## DATA FOR REVIEW
+++

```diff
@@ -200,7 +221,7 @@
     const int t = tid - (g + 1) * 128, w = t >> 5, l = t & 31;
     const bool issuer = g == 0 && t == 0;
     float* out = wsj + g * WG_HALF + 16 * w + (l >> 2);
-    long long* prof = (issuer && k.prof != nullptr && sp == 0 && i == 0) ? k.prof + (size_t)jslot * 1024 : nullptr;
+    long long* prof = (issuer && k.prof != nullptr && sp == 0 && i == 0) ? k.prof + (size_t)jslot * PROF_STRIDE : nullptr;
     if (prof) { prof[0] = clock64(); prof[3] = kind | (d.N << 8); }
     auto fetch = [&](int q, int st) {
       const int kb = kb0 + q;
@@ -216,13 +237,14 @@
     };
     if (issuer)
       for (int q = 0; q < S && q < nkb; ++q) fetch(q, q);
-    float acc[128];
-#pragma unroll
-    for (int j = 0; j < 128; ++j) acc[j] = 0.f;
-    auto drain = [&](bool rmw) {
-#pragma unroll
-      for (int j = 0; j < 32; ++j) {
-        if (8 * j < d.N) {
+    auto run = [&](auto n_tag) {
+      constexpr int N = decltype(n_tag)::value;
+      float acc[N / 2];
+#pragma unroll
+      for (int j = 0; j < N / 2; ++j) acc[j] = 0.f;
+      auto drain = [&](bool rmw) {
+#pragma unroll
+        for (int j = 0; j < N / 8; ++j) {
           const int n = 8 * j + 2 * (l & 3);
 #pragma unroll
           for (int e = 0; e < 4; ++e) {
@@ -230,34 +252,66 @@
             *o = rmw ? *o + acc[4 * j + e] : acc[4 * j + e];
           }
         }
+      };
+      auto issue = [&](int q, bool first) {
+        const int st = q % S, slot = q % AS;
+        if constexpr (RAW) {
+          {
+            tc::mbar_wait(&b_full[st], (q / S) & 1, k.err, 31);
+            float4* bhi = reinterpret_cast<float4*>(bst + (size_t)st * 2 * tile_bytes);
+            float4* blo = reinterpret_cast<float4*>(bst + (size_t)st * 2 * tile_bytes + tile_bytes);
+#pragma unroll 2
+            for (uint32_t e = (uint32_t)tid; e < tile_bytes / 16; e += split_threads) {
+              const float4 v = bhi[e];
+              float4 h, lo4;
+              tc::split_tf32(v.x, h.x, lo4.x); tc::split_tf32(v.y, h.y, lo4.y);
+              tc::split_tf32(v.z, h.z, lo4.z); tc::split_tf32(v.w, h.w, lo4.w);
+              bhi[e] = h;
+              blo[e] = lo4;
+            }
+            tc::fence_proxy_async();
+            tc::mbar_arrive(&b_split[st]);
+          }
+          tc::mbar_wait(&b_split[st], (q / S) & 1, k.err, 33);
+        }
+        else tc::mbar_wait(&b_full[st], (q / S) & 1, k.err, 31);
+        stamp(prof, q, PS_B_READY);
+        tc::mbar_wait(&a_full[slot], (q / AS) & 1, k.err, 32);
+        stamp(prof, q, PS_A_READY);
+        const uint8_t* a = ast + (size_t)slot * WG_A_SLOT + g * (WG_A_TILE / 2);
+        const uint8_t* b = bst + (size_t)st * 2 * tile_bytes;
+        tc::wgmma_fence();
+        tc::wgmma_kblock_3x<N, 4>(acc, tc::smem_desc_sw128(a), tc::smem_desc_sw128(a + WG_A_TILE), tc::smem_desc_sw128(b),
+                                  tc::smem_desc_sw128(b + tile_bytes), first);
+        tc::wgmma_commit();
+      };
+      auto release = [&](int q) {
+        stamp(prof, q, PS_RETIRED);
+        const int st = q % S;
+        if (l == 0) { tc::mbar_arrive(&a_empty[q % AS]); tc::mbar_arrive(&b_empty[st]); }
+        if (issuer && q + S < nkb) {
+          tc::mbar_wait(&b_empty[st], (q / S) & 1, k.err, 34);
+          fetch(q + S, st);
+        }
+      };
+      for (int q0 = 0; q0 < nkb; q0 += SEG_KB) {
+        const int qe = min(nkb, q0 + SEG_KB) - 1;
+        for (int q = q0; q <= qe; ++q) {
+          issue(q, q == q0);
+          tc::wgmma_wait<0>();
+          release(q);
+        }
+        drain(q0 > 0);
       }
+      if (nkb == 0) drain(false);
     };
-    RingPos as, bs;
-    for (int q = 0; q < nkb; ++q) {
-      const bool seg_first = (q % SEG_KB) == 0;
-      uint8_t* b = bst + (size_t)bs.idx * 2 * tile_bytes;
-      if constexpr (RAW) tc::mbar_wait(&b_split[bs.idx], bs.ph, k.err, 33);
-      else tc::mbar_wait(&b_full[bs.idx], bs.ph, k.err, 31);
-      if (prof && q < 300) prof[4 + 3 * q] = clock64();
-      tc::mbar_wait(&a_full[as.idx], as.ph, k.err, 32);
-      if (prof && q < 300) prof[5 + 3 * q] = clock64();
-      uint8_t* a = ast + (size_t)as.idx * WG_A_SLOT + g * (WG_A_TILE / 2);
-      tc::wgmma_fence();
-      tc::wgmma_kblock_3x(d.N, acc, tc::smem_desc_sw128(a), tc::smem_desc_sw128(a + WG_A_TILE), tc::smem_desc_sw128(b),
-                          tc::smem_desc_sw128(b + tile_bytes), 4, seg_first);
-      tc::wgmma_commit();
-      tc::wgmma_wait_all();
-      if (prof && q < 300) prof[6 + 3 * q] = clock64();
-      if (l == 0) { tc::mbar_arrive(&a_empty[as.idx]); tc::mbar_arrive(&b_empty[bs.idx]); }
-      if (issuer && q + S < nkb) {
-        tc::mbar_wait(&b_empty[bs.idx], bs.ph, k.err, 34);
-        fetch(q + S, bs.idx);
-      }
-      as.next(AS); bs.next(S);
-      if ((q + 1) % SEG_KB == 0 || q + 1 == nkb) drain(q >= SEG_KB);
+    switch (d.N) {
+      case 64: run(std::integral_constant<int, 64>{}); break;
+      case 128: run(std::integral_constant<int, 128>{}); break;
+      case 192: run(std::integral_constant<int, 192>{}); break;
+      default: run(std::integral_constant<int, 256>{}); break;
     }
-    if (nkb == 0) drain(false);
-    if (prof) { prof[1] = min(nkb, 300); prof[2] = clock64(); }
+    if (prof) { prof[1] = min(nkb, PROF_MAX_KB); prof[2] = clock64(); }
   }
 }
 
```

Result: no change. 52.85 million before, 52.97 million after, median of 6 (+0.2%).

+++

## DIRECTIONS FOR THIS TASK
Every record shown above should appear again in your answer, unchanged.

## REPLY
```diff
@@ -200,7 +221,7 @@
     const int t = tid - (g + 1) * 128, w = t >> 5, l = t & 31;
     const bool issuer = g == 0 && t == 0;
     float* out = wsj + g * WG_HALF + 16 * w + (l >> 2);
-    long long* prof = (issuer && k.prof != nullptr && sp == 0 && i == 0) ? k.prof + (size_t)jslot * 1024 : nullptr;
+    long long* prof = (issuer && k.prof != nullptr && sp == 0 && i == 0) ? k.prof + (size_t)jslot * PROF_STRIDE : nullptr;
     if (prof) { prof[0] = clock64(); prof[3] = kind | (d.N << 8); }
     auto fetch = [&](int q, int st) {
       const int kb = kb0 + q;
@@ -216,13 +237,14 @@
     };
     if (issuer)
       for (int q = 0; q < S && q < nkb; ++q) fetch(q, q);
-    float acc[128];
-#pragma unroll
-    for (int j = 0; j < 128; ++j) acc[j] = 0.f;
-    auto drain = [&](bool rmw) {
-#pragma unroll
-      for (int j = 0; j < 32; ++j) {
-        if (8 * j < d.N) {
+    auto run = [&](auto n_tag) {
+      constexpr int N = decltype(n_tag)::value;
+      float acc[N / 2];
+#pragma unroll
+      for (int j = 0; j < N / 2; ++j) acc[j] = 0.f;
+      auto drain = [&](bool rmw) {
+#pragma unroll
+        for (int j = 0; j < N / 8; ++j) {
           const int n = 8 * j + 2 * (l & 3);
 #pragma unroll
           for (int e = 0; e < 4; ++e) {
@@ -230,34 +252,66 @@
             *o = rmw ? *o + acc[4 * j + e] : acc[4 * j + e];
           }
         }
+      };
+      auto issue = [&](int q, bool first) {
+        const int st = q % S, slot = q % AS;
+        if constexpr (RAW) {
+          {
+            tc::mbar_wait(&b_full[st], (q / S) & 1, k.err, 31);
+            float4* bhi = reinterpret_cast<float4*>(bst + (size_t)st * 2 * tile_bytes);
+            float4* blo = reinterpret_cast<float4*>(bst + (size_t)st * 2 * tile_bytes + tile_bytes);
+#pragma unroll 2
+            for (uint32_t e = (uint32_t)tid; e < tile_bytes / 16; e += split_threads) {
+              const float4 v = bhi[e];
+              float4 h, lo4;
+              tc::split_tf32(v.x, h.x, lo4.x); tc::split_tf32(v.y, h.y, lo4.y);
+              tc::split_tf32(v.z, h.z, lo4.z); tc::split_tf32(v.w, h.w, lo4.w);
+              bhi[e] = h;
+              blo[e] = lo4;
+            }
+            tc::fence_proxy_async();
+            tc::mbar_arrive(&b_split[st]);
+          }
+          tc::mbar_wait(&b_split[st], (q / S) & 1, k.err, 33);
+        }
+        else tc::mbar_wait(&b_full[st], (q / S) & 1, k.err, 31);
+        stamp(prof, q, PS_B_READY);
+        tc::mbar_wait(&a_full[slot], (q / AS) & 1, k.err, 32);
+        stamp(prof, q, PS_A_READY);
+        const uint8_t* a = ast + (size_t)slot * WG_A_SLOT + g * (WG_A_TILE / 2);
+        const uint8_t* b = bst + (size_t)st * 2 * tile_bytes;
+        tc::wgmma_fence();
+        tc::wgmma_kblock_3x<N, 4>(acc, tc::smem_desc_sw128(a), tc::smem_desc_sw128(a + WG_A_TILE), tc::smem_desc_sw128(b),
+                                  tc::smem_desc_sw128(b + tile_bytes), first);
+        tc::wgmma_commit();
+      };
+      auto release = [&](int q) {
+        stamp(prof, q, PS_RETIRED);
+        const int st = q % S;
+        if (l == 0) { tc::mbar_arrive(&a_empty[q % AS]); tc::mbar_arrive(&b_empty[st]); }
+        if (issuer && q + S < nkb) {
+          tc::mbar_wait(&b_empty[st], (q / S) & 1, k.err, 34);
+          fetch(q + S, st);
+        }
+      };
+      for (int q0 = 0; q0 < nkb; q0 += SEG_KB) {
+        const int qe = min(nkb, q0 + SEG_KB) - 1;
+        for (int q = q0; q <= qe; ++q) {
+          issue(q, q == q0);
+          tc::wgmma_wait<0>();
+          release(q);
+        }
+        drain(q0 > 0);
       }
+      if (nkb == 0) drain(false);
     };
-    RingPos as, bs;
-    for (int q = 0; q < nkb; ++q) {
-      const bool seg_first = (q % SEG_KB) == 0;
-      uint8_t* b = bst + (size_t)bs.idx * 2 * tile_bytes;
-      if constexpr (RAW) tc::mbar_wait(&b_split[bs.idx], bs.ph, k.err, 33);
-      else tc::mbar_wait(&b_full[bs.idx], bs.ph, k.err, 31);
-      if (prof && q < 300) prof[4 + 3 * q] = clock64();
-      tc::mbar_wait(&a_full[as.idx], as.ph, k.err, 32);
-      if (prof && q < 300) prof[5 + 3 * q] = clock64();
-      uint8_t* a = ast + (size_t)as.idx * WG_A_SLOT + g * (WG_A_TILE / 2);
-      tc::wgmma_fence();
-      tc::wgmma_kblock_3x(d.N, acc, tc::smem_desc_sw128(a), tc::smem_desc_sw128(a + WG_A_TILE), tc::smem_desc_sw128(b),
-                          tc::smem_desc_sw128(b + tile_bytes), 4, seg_first);
-      tc::wgmma_commit();
-      tc::wgmma_wait_all();
-      if (prof && q < 300) prof[6 + 3 * q] = clock64();
-      if (l == 0) { tc::mbar_arrive(&a_empty[as.idx]); tc::mbar_arrive(&b_empty[bs.idx]); }
-      if (issuer && q + S < nkb) {
-        tc::mbar_wait(&b_empty[bs.idx], bs.ph, k.err, 34);
-        fetch(q + S, bs.idx);
-      }
-      as.next(AS); bs.next(S);
-      if ((q + 1) % SEG_KB == 0 || q + 1 == nkb) drain(q >= SEG_KB);
+    switch (d.N) {
+      case 64: run(std::integral_constant<int, 64>{}); break;
+      case 128: run(std::integral_constant<int, 128>{}); break;
+      case 192: run(std::integral_constant<int, 192>{}); break;
+      default: run(std::integral_constant<int, 256>{}); break;
     }
-    if (nkb == 0) drain(false);
-    if (prof) { prof[1] = min(nkb, 300); prof[2] = clock64(); }
+    if (prof) { prof[1] = min(nkb, PROF_MAX_KB); prof[2] = clock64(); }
   }
 }
 
```

Result: no change. 52.85 million before, 52.97 million after, median of 6 (+0.2%).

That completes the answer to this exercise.